Rojas habla del alcance de la influencia soviética en su mayor esplendor dentro de la relación metrópoli-colonia que en un momento logró establecer en la Isla, las limitaciones impuestas por el gobierno de La Habana cuando esta posible influencia tuvo la posibilidad de tornarse peligrosa, debido a las transformaciones que estaban ocurriendo en la ahora desaparecida Unión Soviética y, por último —y creo que este punto resulta el de mayor interés para el autor—, la posible permanencia o huella de esta influencia en la cultura cubana en general y, en particular, en las nuevas generaciones de intelectuales cubanos, ya sea en la Isla o en el exterior.

Como apunta Rojas, en las nuevas generaciones de escritores cubanos, y por una lógica que no admite otra posibilidad, hasta el momento el alcance se ha traducido en una referencia hacia lo ruso y lo eslavo en general que supera el momento histórico soviético para volver a los fundamentos de esta cultura. En este sentido, si algo tienen que agradecerle estos autores a la revolución cubana y a la penetración soviética en la Isla es una formación que le brindó el acceso al idioma y a la vida en un país que de otra forma no hubieran conocido.

Asesores ficticios

Pero, por otra parte, hay un elemento que señala Rojas que voy a comentar, aunque sea desde una limitada experiencia personal y anecdótica. De acuerdo con Souvenirs de un Caribe soviético, durante el período comprendido, aproximadamente, entre 1971 y 1992, "en casi todos los ministerios cubanos se creó la oficina del asesor soviético".
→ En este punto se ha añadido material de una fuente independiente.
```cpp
class EngineBase {
public:
    virtual ~EngineBase() {}
    virtual int load_tensor(int layer, int kind, const float* host, size_t n) = 0;
    virtual int upload(int n, const float* planes, const int* board_sizes, const unsigned* packed = nullptr, int binary = 0) = 0;
    virtual int run() = 0;
    virtual int sync() = 0;
    virtual int download(float* prob, float* pass, float* misc, float* own) = 0;
    virtual int time_runs(int iters, float* ms) = 0;
    virtual int profile_run(sayuri_hip_kernel_stat* rows, int cap) = 0;
    virtual int submit(int n, const float* planes, const int* bsz, float* prob, float* pass, float* misc, float* own,
                       int* ticket, const unsigned* packed = nullptr, int binary = 0) = 0;
    virtual int wait(int ticket) = 0;
    virtual int query(int ticket) = 0;
    virtual int mark_kernel(const char* name) = 0;
    virtual int timed_stat(sayuri_hip_kernel_stat* row) = 0;
    virtual size_t device_bytes() const = 0;
    virtual int last_chains() const = 0;
    virtual int tower_state() const = 0;
    virtual int latency_state() const = 0;
// ... 1085 lines not shown
    int rows_use(const Fwd& f, const ConvParams& p, const char* layer) {
        const void* use[3] = {p.in, p.out, p.res};
        for (int u = 0; u < 3 && flags_.dbg_recycle_input < 2; ++u)
            for (int i = 0; i < kNumBufs; ++i) {
                if (!use[u] || f.io.bufs[i] != use[u]) continue;
                const int stride = u ? p.cout_s : p.cin_s;
                if (rows_stride_[i] && rows_stride_[i] != stride)
                    return fail(std::string("activation buffer ") + std::to_string(i) + " is used with row stride " + std::to_string(stride) + " by " +
                                layer + " and with " + std::to_string(rows_stride_[i]) + " by " + (rows_first_[i] ? rows_first_[i] : "?") +
                                " inside one persistent run / chained forward: the rows of different tiles would overlap");
                rows_stride_[i] = stride;
                rows_first_[i] = layer;
            }
        return 0;
    }

    const ConvLayerDev& cv(int id) const { return convs_.at(id); }
    const FcLayerDev& fc(int id) const { return fcs_.at(id); }

    int forward(int t, float* zc_pass = nullptr, float* zc_misc = nullptr) {
        const int G = chains_for_batch();
        last_chains_ = G;
        rows_reset();
        IoSlot& io = io_[t];
        Fwd f{t, io, compute_[t]};
        f.ntiles = plan().ntiles;
        f.ns = geom_.n;
        f.px = geom_.total;
        f.pass = zc_pass ? zc_pass : io.pass;
        f.misc = zc_misc ? zc_misc : io.misc;
        if (sx_kts_) {
            int nse = 0;
            for (const auto& b : blocks_) nse += b.apply_se ? 1 : 0;
            if (io.sx_epoch > 0xfff00000u) {
                HIP_OK(hipMemsetAsync(io.sx_xchg, 0, sizeof(unsigned long long) * (size_t)max_batch_ * sx_kts_ * kSxMaxSub * kSxSlots, f.stream));
                io.sx_epoch = 0;
            }
            f.sx_epoch0 = io.sx_epoch;
            io.sx_epoch += (unsigned)nse;
        }
        if (G <= 1) return forward_graph(f);
        if (chain_setup(G)) return -1;
        const BoardTabs* tabs = nullptr;
        if (board_tabs(f, &tabs)) return -1;
        HIP_OK(hipEventRecord(chain_fork_, f.stream));
        const int nt = board_plan_.ntiles;
        for (int g = 0; g < G; ++g) {
            Fwd c = f;
            c.stream = chain_stream_[g];
            c.chained = true;
            c.tile0 = (int)((long)nt * g / G);
            c.ntiles = (int)((long)nt * (g + 1) / G) - c.tile0;
            c.n0 = board_plan_.tile_first[c.tile0];
            c.ns = board_plan_.tile_first[c.tile0 + c.ntiles] - c.n0;
            c.px = geom_.off[c.n0 + c.ns] - geom_.off[c.n0];
            hipError_t e = hipStreamWaitEvent(c.stream, chain_fork_, 0);
            if (flags_.chains_serial && g > 0 && e == hipSuccess) e = hipStreamWaitEvent(c.stream, chain_join_[g - 1], 0);
            if (e == hipSuccess && forward_graph(c)) return -1;
            if (e == hipSuccess) e = hipEventRecord(chain_join_[g], c.stream);
            if (e != hipSuccess) return fail(std::string("chained forward: ") + hipGetErrorString(e));
        }
        for (int g = 0; g < G; ++g) HIP_OK(hipStreamWaitEvent(f.stream, chain_join_[g], 0));
        return 0;
    }

    int pack_input(Fwd& f, T* dst) {
        const int cin = desc_.input_channels, cs = cv(SAYURI_L_INPUT_CONV).cin_s, board = board_;
        const int n0 = f.n0, ns = f.ns;
        const double px = f.px;
        const BatchGeom g = dgeom(f.io);
        const IoSlot& io = f.io;
        if (io.packed_binary > 0) {
            const unsigned* rec = io.packed_src ? io.packed_src : io.packed;
            const int split = io.packed_src ? 1 : kPackSplit;
            const int nbin = io.packed_binary, words = nbin * 12 + 8;
            return timed(f, "pack_input", 0, (double)ns * words * 4 + px * cs * sizeof(T), [&] {
                hipLaunchKernelGGL(pack_bits_kernel<T>, dim3(ns * split), dim3(256), 0, f.stream, rec, words, nbin, dst, g, cin, cs,
                                   io.g_perm, n0, split);
            });
        }
        const int grid = ns * kPackSplit;
        const int chunk = pack_input_chunk(slot_pix_, cs, (int)sizeof(T));
        const size_t lds = (size_t)chunk * (cs * sizeof(T) + 16);
        const size_t flat_lds = pack_input_flat_lds(slot_pix_, cs, (int)sizeof(T));
        const bool flat = flat_lds <= 64 * 1024 && (size_t)cin * board * board < 65536;
        return timed(f, "pack_input", 0, px * cin * 4 + px * cs * sizeof(T), [&] {
            if (flat)
                hipLaunchKernelGGL(pack_input_flat_kernel<T>, dim3(ns), dim3(kPackFlatThreads), flat_lds, f.stream,
                                   (const float*)io.planes, dst, g, cin, cs, board, io.g_perm, n0);
            else
                hipLaunchKernelGGL(pack_input_kernel<T>, dim3(grid), dim3(kPackThreads), lds, f.stream,
                                   (const float*)io.planes, dst, g, cin, cs, board, io.g_perm, chunk, n0);
        });
    }

    int forward_graph(Fwd& f) {
        const auto& d = desc_;
        const int C = d.residual_channels, csC = round_up(C, 32), act = d.default_act;
        T* const* buf = f.io.bufs;

        int x = f.take();
        const int in = f.take();
        if (pack_input(f, buf[in])) return -1;
        if (conv(f, "conv3x3_input", cv(SAYURI_L_INPUT_CONV), buf[in], buf[x], nullptr, act)) return -1;
        if (flags_.dbg_recycle_input) f.give(in);

        for (int b = 0; b < d.residual_blocks; ++b) {
            const auto& bd = blocks_[b];
            const bool se = bd.apply_se != 0;
            const int last_act = se ? (int)kIdentity : act;
            const int y = f.take();
            int skip = x;
            bool se_done = false;
            if (bd.type == SAYURI_BLOCK_RESIDUAL) {
                const int t0 = f.take();
                if (conv(f, "conv3x3_tower", cv(SAYURI_L_BLOCK(b, SAYURI_S_CONV1)), buf[x], buf[t0], nullptr, act)) return -1;
                int fused = 1;
                if (se) {
                    fused = conv_se(f, cv(SAYURI_L_BLOCK(b, SAYURI_S_CONV2)), fc(SAYURI_L_BLOCK(b, SAYURI_S_SQUEEZE)),
                                    fc(SAYURI_L_BLOCK(b, SAYURI_S_EXCITE)), buf[t0], buf[y], buf[x], C, act);
                    if (fused == 1)
                        fused = conv_sx(f, cv(SAYURI_L_BLOCK(b, SAYURI_S_CONV2)), fc(SAYURI_L_BLOCK(b, SAYURI_S_SQUEEZE)),
                                        fc(SAYURI_L_BLOCK(b, SAYURI_S_EXCITE)), buf[t0], buf[y], buf[x], C, act);
                    if (fused < 0) return -1;
                    se_done = fused == 0;
                }
                if (fused == 1 &&
                    conv(f, "conv3x3_tower", cv(SAYURI_L_BLOCK(b, SAYURI_S_CONV2)), buf[t0], buf[y], se ? nullptr : buf[x], last_act))
                    return -1;
                f.give(t0);
            } else if (bd.type == SAYURI_BLOCK_BOTTLENECK) {
                const int t0 = f.take(), t1 = f.take();
                if (conv(f, "conv1x1_tower", cv(SAYURI_L_BLOCK(b, SAYURI_S_PRE_BTL)), buf[x], buf[t0], nullptr, act)) return -1;
                if (conv(f, "conv3x3_tower", cv(SAYURI_L_BLOCK(b, SAYURI_S_CONV1)), buf[t0], buf[t1], nullptr, act)) return -1;
                if (conv(f, "conv3x3_tower", cv(SAYURI_L_BLOCK(b, SAYURI_S_CONV2)), buf[t1], buf[t0], nullptr, act)) return -1;
                if (conv(f, "conv1x1_tower", cv(SAYURI_L_BLOCK(b, SAYURI_S_POST_BTL)), buf[t0], buf[y], se ? nullptr : buf[x], last_act)) return -1;
                f.give(t0); f.give(t1);
            } else if (bd.type == SAYURI_BLOCK_NESTED_BOTTLENECK) {
                const int r1 = f.take(), t0 = f.take(), t1 = f.take();
                if (conv(f, "conv1x1_tower", cv(SAYURI_L_BLOCK(b, SAYURI_S_PRE_BTL)), buf[x], buf[r1], nullptr, act)) return -1;
                if (conv(f, "conv3x3_tower", cv(SAYURI_L_BLOCK(b, SAYURI_S_CONV1)), buf[r1], buf[t0], nullptr, act)) return -1;
                if (conv(f, "conv3x3_tower", cv(SAYURI_L_BLOCK(b, SAYURI_S_CONV2)), buf[t0], buf[t1], buf[r1], act)) return -1;
                if (conv(f, "conv3x3_tower", cv(SAYURI_L_BLOCK(b, SAYURI_S_CONV3)), buf[t1], buf[t0], nullptr, act)) return -1;
                if (conv(f, "conv3x3_tower", cv(SAYURI_L_BLOCK(b, SAYURI_S_CONV4)), buf[t0], buf[r1], buf[t1], act)) return -1;
                if (conv(f, "conv1x1_tower", cv(SAYURI_L_BLOCK(b, SAYURI_S_POST_BTL)), buf[r1], buf[y], se ? nullptr : buf[x], last_act)) return -1;
                f.give(r1); f.give(t0); f.give(t1);
            } else {
                const int s2 = f.take(), t1 = f.take();
                if (depthwise(f, "depthwise", cv(SAYURI_L_BLOCK(b, SAYURI_S_DW_CONV)), buf[x], buf[s2], buf[x], act)) return -1;
                if (conv(f, "conv1x1_tower", cv(SAYURI_L_BLOCK(b, SAYURI_S_CONV1)), buf[s2], buf[t1], nullptr, act)) return -1;
                if (conv(f, "conv1x1_tower", cv(SAYURI_L_BLOCK(b, SAYURI_S_CONV2)), buf[t1], buf[y], se ? nullptr : buf[s2], last_act)) return -1;
                f.give(t1);
                f.give(x);
                x = s2;
                skip = s2;
            }
            if (se && !se_done) {
                if (se_unit(f, fc(SAYURI_L_BLOCK(b, SAYURI_S_SQUEEZE)), fc(SAYURI_L_BLOCK(b, SAYURI_S_EXCITE)), buf[y], buf[skip], C, csC,
                            act, f.n0, f.ns))
                    return -1;
            }
            f.give(x);
            x = y;
        }
        return heads(f, x);
    }

    int heads(Fwd& f, int x) {
        const auto& d = desc_;
        const int C = d.residual_channels, csC = round_up(C, 32), act = d.default_act;
        const int Cp = d.policy_head_channels, Cv = d.value_head_channels;
        T* const* buf = f.io.bufs;
// ... 198 lines not shown
```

Fue precisamente a mediados de ese período en que, recién graduado de la Universidad de La Habana, y trabajando como investigador sociológico, estuve en contacto con una de esas llamadas "oficinas", por supuesto que como subordinado de baja categoría, en el Ministerio del Trabajo, donde los asesores soviéticos se contaban por decenas y llegaban puntualmente todos las mañanas. Eran trasladados en ómnibus especiales, desde sus apartamentos en un edificio reservado para ellos, para "asesorar" a los cubanos en los más diversos aspectos, desde la elaboración de leyes hasta el diseño de investigaciones.

Si pongo las comillas a la labor de asesoramiento no es con el interés de ser irónico, sino para enfatizar que ese objetivo nunca se cumplió. Los factores que llevaban a ese incumplimiento eran diversos y muchos tuvieron que ver con las características de la sociedad y el modelo cubano, e incluso nuestra idiosincrasia; pero fundamentalmente con el hecho de que existía una voluntad, por parte de los centros de poder, tanto en el ministerio en que laboraba como en otros organismos dedicados exclusivamente a la investigación, como la Academia de Ciencias, de escuchar con una paciencia y fraternidad socialista —que en muchos casos desembocaba en una actitud lacaya por parte de nuestros superiores cubanos— absolutas, para luego entregarse a un no hacer nada.

Nuestros hermanos soviéticos debieron juzgar el "no hacer nada" como pereza tropical, pero en realidad consistía en no permitir a los asesores tanto el acceso a importantes datos económicos como a una mayor influencia.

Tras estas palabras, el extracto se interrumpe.